Yol nereye dedi Derviş?
“Aramaya” dedi Meczup.
Neyi arıyorsun?
Onu bilmiyorum işte. Eğer bilseydim. Aramaya çıkmazdım.
Dervişin yüzünde haklısın der gibi bir tebessüm oluştu.
Yol boyunca birlikte yürüdüler.
Kâinat en çok aradığım yer diye tekrar söze başladı meczup. En çok bulduğum yer ise gönlümün viranesi. Ancak nerede aradığımı bilmiyorum. Nasıl arayacağımı da… Zaten bilmemek beni arayışa sürüklüyor. Bilseydim arar mıydım? O manevi hazza ulaşabilir miydim? Tıpkı insanın ne zaman öleceğini bilememesi gibi. Eğer bunun cevabını bilseydik, yapacağımız hiçbir işten lezzet alamazdık.

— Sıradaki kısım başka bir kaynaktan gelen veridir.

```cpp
struct Submission {
  const uint8_t* d_bytes;
  size_t bytes_len;
  int n;
  const spdl_hj_output* out;
  void* out_dev;
  size_t out_bytes;
  hipStream_t st;
  int sync;
  int32_t* status;
  bool planes_only = false;
  const spdl_hj_rect* crops = nullptr;
  const uint8_t* flips = nullptr;
  bool oriented = false;
  const int64_t* ragged = nullptr;
};

void set_chain(BatchParams& p, const spdl_hj_output& o, int w, int h) {
  p.pix_fmt = o.pix_fmt;
  p.dtype = o.dtype;
  p.resize = o.resize;
  p.filter = o.filter;
  p.out_w = w;
// ... 3 lines not shown
}

int run_pipeline(spdl_hj_ctx* ctx, Slot& slot, const Layout& L, const Submission& sub, char* err,
                 size_t errlen) {
  const int n = sub.n;
  const spdl_hj_output* const out = sub.out;
  const hipStream_t st = sub.st;
  const size_t esz = out->dtype == SPDL_HJ_DTYPE_U8 ? 1 : 2;
  const bool by_views = !L.groups.empty();
  if (!sub.planes_only && !by_views && !L.ragged &&
      (size_t)L.out_elems_per_image * n * esz > sub.out_bytes) {
    set_err(err, errlen, "output buffer too small: need %lld bytes, have %zu",
            (long long)(L.out_elems_per_image * n * esz), sub.out_bytes);
    return SPDL_HJ_ERR_INVALID_ARG;
  }
  int64_t max_end = 0;
  for (int i = 0; i < n; i++) {
    if (L.desc[i].in_off % 256) {
      set_err(err, errlen, "image %d offset %lld is not 256-byte aligned", i,
              (long long)L.desc[i].in_off);
      return SPDL_HJ_ERR_INVALID_ARG;
    }
    int64_t e = L.desc[i].in_off + L.desc[i].in_size;
    if (L.desc[i].in_off < 0 || L.desc[i].in_size < 0 || (size_t)e > sub.bytes_len) {
      set_err(err, errlen, "image %d extends past the input buffer", i);
      return SPDL_HJ_ERR_INVALID_ARG;
    }
    if (e > max_end) max_end = e;
  }
  Workspace& W = ctx->ws[slot.ticket % ctx->lanes];
  if (!(ctx->lean_waits && W.used && W.last_st == st)) HJ_HIP(hipStreamWaitEvent(st, W.done, 0));
  W.last_st = st;
  W.used = true;
  BatchBuffers B;
  if (int rc = workspace_buffers(W, L, n, sub.d_bytes, max_end, st, &B, err, errlen)) return rc;
  auto use_flat = [&](int64_t flat_wgs, int64_t max_tiles) {
    return (double)max_tiles * n > 1.25 * (double)flat_wgs;
  };
  const bool ds_flat = use_flat(L.ds_wgs, L.max_chunks);
  const bool idct_flat = B.lowres != nullptr ||
                         use_flat(L.idct_wgs, (L.max_blocks + kIdctThreads - 1) / kIdctThreads);
  const bool sws_flat = use_flat(L.sws_wgs, (int64_t)L.sws_bands * L.sws_chunks);
  const size_t work_end = sizeof(ImageDesc) * B.ndesc + sizeof(uint32_t) * B.nwork;
  const size_t desc_bytes = work_end + L.flips.size() + L.lowres.size();
  HJ_HIP(slot.pin_desc.ensure(desc_bytes));
  HJ_HIP(slot.pin_status.ensure(sizeof(int32_t) * n));
  slot.n = n;
  memcpy(slot.pin_desc.p, L.desc.data(), sizeof(ImageDesc) * B.ndesc);
  memcpy(static_cast<ImageDesc*>(slot.pin_desc.p) + B.ndesc, L.work.data(),
         sizeof(uint32_t) * B.nwork);
  if (B.flips)
    memcpy(static_cast<uint8_t*>(slot.pin_desc.p) + work_end, L.flips.data(), L.flips.size());
  if (B.lowres)
    memcpy(static_cast<uint8_t*>(slot.pin_desc.p) + work_end + L.flips.size(), L.lowres.data(),
           L.lowres.size());
  const bool swscale = !sub.planes_only && out->csc == SPDL_HJ_CSC_SWSCALE;
  const size_t tb = swscale ? L.tables.size() * 4 : 0;
  HJ_HIP(slot.pin_tables.ensure(tb + 16));
  if (tb) memcpy(slot.pin_tables.p, L.tables.data(), tb);
  const bool hs = ctx->host_staging != 0;
  if (!hs) {
    HJ_HIP(hipMemcpyAsync(B.desc, slot.pin_desc.p, desc_bytes, hipMemcpyHostToDevice, st));
    if (tb) HJ_HIP(hipMemcpyAsync(B.wts, slot.pin_tables.p, tb, hipMemcpyHostToDevice, st));
  } else if (B.flips || B.lowres) {
    HJ_HIP(hipMemcpyAsync(reinterpret_cast<uint8_t*>(B.work + B.nwork),
                          static_cast<const uint8_t*>(slot.pin_desc.p) + work_end,
                          desc_bytes - work_end, hipMemcpyHostToDevice, st));
  }
// ... 540 lines not shown
    return nullptr;
  }
  DeviceGuard g(device);
  auto* c = new spdl_hj_ctx();
  c->device = device;
  if (const char* q = getenv("GPU_MAX_HW_QUEUES")) c->hw_queues = atoi(q) > 0 ? atoi(q) : 4;
  bool ok = ensure_lanes(c, 1);
  for (int i = 0; ok && i <= kSlots; i++)
    ok = hipEventCreateWithFlags(&c->slots[i].h2d_done, hipEventDisableTiming) == hipSuccess &&
         hipEventCreateWithFlags(&c->slots[i].done, hipEventDisableTiming) == hipSuccess &&
         hipEventCreateWithFlags(&c->slots[i].submitted, hipEventDisableTiming) == hipSuccess;
  for (int i = 0; ok && i <= kSlots; i++)
    for (int k = 0; ok && k <= kStages; k++) ok = hipEventCreate(&c->slots[i].ev[k]) == hipSuccess;
  if (!ok) {
    set_err(err, errlen, "hipEventCreate / hipStreamCreate failed");
    spdl_hj_destroy(c);
    return nullptr;
  }
  return c;
}

void spdl_hj_destroy(spdl_hj_ctx* c) {
  if (!c) return;
  DeviceGuard g(c->device);
  for (Slot& s : c->slots)
    if (s.ticket && s.done) (void)hipEventSynchronize(s.done);
  for (Workspace& w : c->ws) {
    if (w.done) (void)hipEventSynchronize(w.done);
    if (w.stream) (void)hipStreamSynchronize(w.stream);
  }
  if (c->copy) (void)hipStreamSynchronize(c->copy);
  for (Workspace& w : c->ws) {
    DevBuf* bufs[] = {&w.clean, &w.segs, &w.desc, &w.info, &w.luts, &w.ents, &w.bdesc,
                      &w.planes, &w.wts, &w.recs, &w.dschunks};
    for (DevBuf* b : bufs) b->release();
    if (w.done) (void)hipEventDestroy(w.done);
    if (w.stream) (void)hipStreamDestroy(w.stream);
    if (w.ev_parsed) (void)hipEventDestroy(w.ev_parsed);
    if (w.ev_ms) (void)hipEventDestroy(w.ev_ms);
    if (w.side) (void)hipStreamDestroy(w.side);
  }
  for (Slot& s : c->slots) {
    s.bytes.release();
    s.pin_in.release();
    s.pin_desc.release();
    s.pin_status.release();
    s.pin_tables.release();
    if (s.h2d_done) (void)hipEventDestroy(s.h2d_done);
    if (s.done) (void)hipEventDestroy(s.done);
    if (s.submitted) (void)hipEventDestroy(s.submitted);
    for (int k = 0; k <= kStages; k++)
      if (s.ev[k]) (void)hipEventDestroy(s.ev[k]);
  }
  if (c->copy) (void)hipStreamDestroy(c->copy);
  delete c->pool;
  delete c;
}

int spdl_hj_decode_batch(spdl_hj_ctx* ctx, const uint8_t* const* data, const size_t* sizes,
                         int32_t n, const spdl_hj_output* out, void* out_dev, size_t out_bytes,
                         void* stream, int32_t sync, int32_t* status, char* err, size_t errlen) {
  const Held held(ctx, n, out, out_dev, out_bytes, err, errlen);
  if (int rc = held.check(ctx && data && sizes, n, out, out_dev, err, errlen)) return rc;
  std::vector<int64_t> offs(n), szs(n);
  std::vector<CopyItem> items(n);
  int64_t total = 0;
  for (int i = 0; i < n; i++) {
// ... 543 lines not shown
```

### spdl_amd/csrc/hj_kernels.hip

```cpp
#include <hip/hip_fp16.h>
#include <hip/hip_runtime.h>

#include "hj_common.h"
#include "hj_destuff.h"
#include "hj_idct.h"
#include "hj_launch.h"
#include "hj_sws_tile.h"
#include "hj_upsample.h"

namespace hj {

__device__ __forceinline__ uint32_t rfl(uint32_t v) { return __builtin_amdgcn_readfirstlane(v); }


struct ParseScratch {
  ImageInfo info;
  uint16_t qt[4][64];
  uint8_t bits[8][17];
  uint8_t vals[8][256];
  int32_t have[8];
  int32_t qhave[4];
  int32_t maxcode[8][18];
  int32_t valoff[8][17];
  int32_t dqt_off[4], dqt_pq[4];
// ... 374 lines not shown
    tab_nsub[t] = nsub;
  }
  __syncthreads();
  if (tid == 0) {
    int ns = 0, seen = 0, subs = 0, slow = 0;
    for (int c = 0; c < s.info.ncomp; c++)
      for (int k = 0; k < 2; k++) {
        const int slot = k == 0 ? s.info.dc_tab[c] : 4 + s.info.ac_tab[c];
        if (!(seen & (1 << slot))) {
          ns++;
          subs += tab_nsub[slot];
          slow |= (tab_slow >> slot) & 1;
          slow |= tab_nsub[slot] > (kSubShare >> kSubBits);
        }
        seen |= 1 << slot;
      }
    s.info.ent_wide = !(ns <= 4 && (subs << kSubBits) <= kSubPool && !slow);
  }
  __syncthreads();
  HJ_PT();
#if HJ_PARSE_PROF
  if (tid == 0)
    for (int i = 1; i < npt && i < 8; i++) s.info.sdiag[39 + i] = (int32_t)(pt[i] - pt[0]);
#endif
  static_assert(sizeof(ImageInfo) % 4 == 0, "ImageInfo copied in words");
  {
    const uint32_t* src = reinterpret_cast<const uint32_t*>(&s.info);
    uint32_t* dst = reinterpret_cast<uint32_t*>(infos + img);
    for (int i = tid; i < (int)(sizeof(ImageInfo) / 4); i += blockDim.x) dst[i] = src[i];
  }
}


__global__ void __launch_bounds__(256) lut_kernel(const uint8_t* __restrict__ bytes,
                                                  const ImageDesc* __restrict__ desc,
                                                  ImageInfo* __restrict__ infos,
                                                  HuffTable* __restrict__ luts) {
  __shared__ int first, same, maxcode[18], valoff[17];
  __shared__ uint8_t bits[17], vals[256];
  const int t = blockIdx.x, img = blockIdx.y, tid = threadIdx.x;
  const ImageInfo& in = infos[img];
  if (in.status != kOk || in.multiscan || in.tab_n[t] == 0) return;
  const uint32_t h = in.tab_hash[t];
  const int n = in.tab_n[t];
  const uint8_t* d = bytes + desc[img].in_off + in.tab_off[t];
  if (tid == 0) first = img;
  __syncthreads();
  for (int j = tid; j < img; j += blockDim.x) {
    const ImageInfo& o = infos[j];
    if (o.status == kOk && !o.multiscan && o.tab_n[t] == n && o.tab_hash[t] == h)
      atomicMin(&first, j);
  }
  __syncthreads();
  const int j = first;
  if (j < img) {
    if (tid == 0) same = 1;
    __syncthreads();
    const uint8_t* e = bytes + desc[j].in_off + infos[j].tab_off[t];
    for (int k = tid; k < 16 + n; k += blockDim.x)
      if (d[k] != e[k]) same = 0;
    __syncthreads();
    if (same) {
      if (tid == 0) infos[img].lut_ref[t] = j * 8 + t;
      return;
    }
  }
  if (tid < 16) bits[tid + 1] = d[tid];
  for (int k = tid; k < 256; k += blockDim.x) vals[k] = k < n ? d[16 + k] : 0;
  __syncthreads();
  if (tid == 0) {
    int code = 0, k = 0;
    for (int l = 1; l <= 16; l++) {
// ... 4105 lines not shown
__device__ __forceinline__ void hbuf_stage(const int16_t* __restrict__ src, int w, int rows, int c0,
                                           int ncols, int r0, int r1, int16_t* dst, int cst,
                                           int tid, int nt) {
  const int nr = r1 - r0, ne = ncols * nr;
  for (int i0 = tid; i0 < ne; i0 += 4 * nt) {
    int16_t v[4];
#pragma unroll
    for (int u = 0; u < 4; u++) {
      const int i = min(i0 + u * nt, ne - 1);
      const int r = i / ncols, c = i - r * ncols;
      v[u] = src[(int64_t)min(r0 + r, rows - 1) * w + c0 + c];
    }
#pragma unroll
    for (int u = 0; u < 4; u++) {
      const int i = i0 + u * nt;
      if (i < ne) {
        const int r = i / ncols, c = i - r * ncols;
        dst[c * cst + r] = v[u];
      }
    }
  }
}
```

Aramak da böyle bir şey işte. Eğer neyi aradığımı ve nasıl aradığımı bilseydim bu yolda fazla gidemezdim.
Derviş Mezcup’u şaşkınlıkla dinliyordu. Her cümlesinde bir derinlik var diye geçirdi içinden. Zaten derinlik dediğimiz şey hakikatin özü değil miydi? Yine kâinattan ders almaya devam etti Derviş. Kendini tutamayıp söze atıldı.
Dervişliğini bir nebze olsun göstermek istiyordu. O kadar tekkelerde ders almamış mıydı?
O halde aramak derinliklerde kaybolmak değil midir?
Meczup, aramak derinliklerde kaybolmak değil; derinliklerde yolunu bulmaktır. Boğulmaktır. Çırpınmaktır. Kurtuldum sanıp tekrar aşağıya doğru çekilmektir. Elini yukarı kaldırdığında bir elin seni tutmasını beklemektir. O eli bulunca bırakmamaktır. Derinlik o yoldaki sabırdır. Eğer bu yolda ölürsen karınca misali ölmüş olursun. İbrahim’in ateşine su götüren karınca gibi “olsun; uğrunda ölürüm” dersin.
Derviş meczupların neden bu hâle geldiğini daha iyi anlamaya başlamıştı. Öğretileri bir hakikatin yansıması, bir kuşun cıvıldaması, ırmağın kenarında suyun yavaş yavaş akması gibiydi. Derviş aradığı cevabı yavaş yavaş buluyordu:
“Yanmak”
Derviş, o halde insan yanmalı dedi.
Bu sefer meczup haklısın der gibi bir tebessümle baktı ve şöyle dedi:
“Önce pişmek gerek.”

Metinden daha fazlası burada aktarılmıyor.